You are given a perfect binary tree where all leaves are on the same level, and every parent has two children. Each node in this tree contains a next pointer, which should be set to point to its immediate right neighbor at the same level. If there is no right neighbor, the next pointer should be set to null.

The function signature is typically: Node connect(Node root). You must connect all nodes' next pointers accordingly and return the root of the tree.

  • You must use only constant extra space (excluding recursion stack).
  • Do not use additional data structures like queues or lists for level order traversal.
  • Assume the tree is non-empty and perfect (all leaves are at the same level, every parent has two children).

Thought Process

At first glance, the problem looks similar to a level order traversal where you visit nodes level by level. The brute-force solution would be to use a queue to traverse each level and connect the next pointers. However, the requirement to use constant extra space rules out such approaches.

The key insight is that since the tree is perfect, all nodes at a given level have children, and the structure is highly regular. This allows us to traverse the tree level by level using already established next pointers, without needing extra data structures.

We can use the leftmost node of each level to start traversing that level, and then connect the children of each node as we move along the level. This way, we only use a few pointers and no additional memory.

Solution Approach

  • Step 1: Start from the root node. The root is the leftmost node of the first level.
  • Step 2: For each level, use a pointer (head) to traverse nodes horizontally using their already established next pointers.
  • Step 3: For each node at the current level:
    • Connect its left child's next to its right child.
    • If the node has a next (i.e., it's not the last node in the level), connect its right child's next to the left child of the node's next neighbor.
  • Step 4: After finishing one level, move down to the leftmost node of the next level and repeat the process until you reach the leaves.
  • Design Justification: We do not use any extra data structures. The traversal uses only a few pointers, and the perfect binary tree property guarantees that all nodes have both left and right children (except leaves).

Example Walkthrough

Consider the following perfect binary tree: 

        1
      /   \
     2     3
    / \   / \
   4  5  6   7
  • Level 1: Node 1 is the only node. Its next is null.
  • Level 2:
    • Connect 2's next to 3.
    • Connect 3's next to null.
  • Level 3:
    • Connect 4's next to 5.
    • Connect 5's next to 6 (because 5 is the right child of 2, and 2's next is 3, so 5's next is 3's left child).
    • Connect 6's next to 7.
    • Connect 7's next to null.

After running the algorithm, all next pointers are properly set, and you can traverse each level using these pointers.

Time and Space Complexity

  • Brute-force approach:
    • Time Complexity: O(N), where N is the number of nodes (since each node is visited once).
    • Space Complexity: O(N), due to the use of a queue for level order traversal.
  • Optimized approach (used above):
    • Time Complexity: O(N). Each node is visited and its pointers are set once.
    • Space Complexity: O(1). Only a few pointers are used, regardless of the tree size. The recursion stack is not used in this iterative solution.

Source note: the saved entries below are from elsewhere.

@@ -44,10 +51,13 @@
 #ifndef SVO_ONEWAVE_A
 #define SVO_ONEWAVE_A SVO_ONEWAVE
 #endif
-using LayA = Lay<RowsA, 98, 12288, true, SVO_ONEWAVE_A>;
+#ifndef SVO_MID
+#define SVO_MID 7168
+#endif
+using LayA = Lay<RowsA, 98, 12288, true, SVO_ONEWAVE_A, SVO_MID>;
 using LayB = Lay<RowsB, 118, 4352, false, SVO_ONEWAVE>;
 using LayC = Lay<RowsC, 128, 1344, false, 512>;
-using LayADbg = Lay<RowsA, 98, 12288, true, 1024>;
+using LayADbg = Lay<RowsA, 98, 12288, true, 1024, SVO_MID>;
 using LayBDbg = Lay<RowsB, 118, 4352, false, 1024>;
 
 template <class L>
@@ -133,6 +143,9 @@
     static constexpr uint32_t kMbCap = L::kMbCap;
     static constexpr uint32_t kOneWave = L::kOneWave;
     static constexpr uint32_t kStage = L::kStage;
+    static constexpr uint32_t kMid = L::kMid;
+    static constexpr int kMidRows = (int)(kMid / kVT);
+    static constexpr int kMidBatch = L::kMidBatch;
     static constexpr int kQuads = (R + 3) / 4;
 #ifndef SVO_FEWROWS
 #define SVO_FEWROWS 8
@@ -162,6 +175,7 @@
     double lo_val;
     int P;
     bool small_round = false;
+    uint32_t moff = 0, mlen = 0;
 #if defined(SVO_STAMPS) && defined(SVO_STAMPS_WAVES)
     uint32_t phacc[12] = {};
 #endif
@@ -247,9 +261,10 @@
         const int lo = fw - b, hi = lw - b;
         return low_mask((uint32_t)(hi < 0 ? 0 : hi)) & ~low_mask((uint32_t)(lo < 0 ? 0 : lo));
     }
+    template <bool kM = false>
     __device__ __forceinline__ void publish(uint32_t q, int slot) {
         if (((q >> 6) & (kVW - 1)) != (uint32_t)wave) return;
-        const double x = row_val((int)(q >> 9));
+        const double x = kM ? sh.mbx[(q & ~(uint32_t)(kVT - 1)) + (uint32_t)tid] : row_val((int)(q >> 9));
         if ((uint32_t)lane == (q & 63u)) sh.pub[slot] = x;
     }
     __device__ __forceinline__ void dump(double* dst, uint32_t dbase, double* dummy) {
@@ -468,9 +483,10 @@
         const uint32_t l2 = lcar - popc(le & low_mask(lo));
         return g1 > l2 ? g1 : l2;
     }
+    template <bool kM = false>
     __device__ __forceinline__ void publish_cand(const Ctl& C, uint32_t q, int i, uint32_t ks, int side) {
         if (((q >> 6) & (kVW - 1)) != (uint32_t)wave) return;
-        const double x = row_val((int)(q >> 9));
+        const double x = kM ? sh.mbx[(q & ~(uint32_t)(kVT - 1)) + (uint32_t)tid] : row_val((int)(q >> 9));
         uint32_t k = 0;
         if (ks) {
             const uint32_t s = q >> 6, b = q & 63u, r = s >> 3;
@@ -566,7 +582,12 @@
         constexpr int r0 = 4 * kQG * Gq, r1 = r0 + 4 * (int)sizeof...(Is) - 1;
         if (r1 < ra || r0 > rb) return;
         if (r0 >= ra && r1 <= rb) {
-            if constexpr (!kWrite && G::kTgt8 && kQG == 4 && sizeof...(Is) == 4 && r1 < 4 * kGenQuads) {
+#if defined(SVO_STAMPS)
+            constexpr bool kUse8 = false;
+#else
+            constexpr bool kUse8 = G::kTgt8;
+#endif
+            if constexpr (!kWrite && kUse8 && kQG == 4 && sizeof...(Is) == 4 && r1 < 4 * kGenQuads) {
                 G::template tgt8<2 * Gq, S>(p, pb[r0 >> 6]);
                 G::template tgt8<2 * Gq + 1, S>(p, pb[r0 >> 6]);
             } else {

The optimized approach is both time and space efficient, meeting the problem's constraints.

Summary

By leveraging the perfect binary tree structure, we can connect all next pointers using only constant extra space. The key is to traverse each level using already established next pointers, connecting children as we go. This results in an elegant, efficient solution that avoids extra data structures and meets all problem constraints.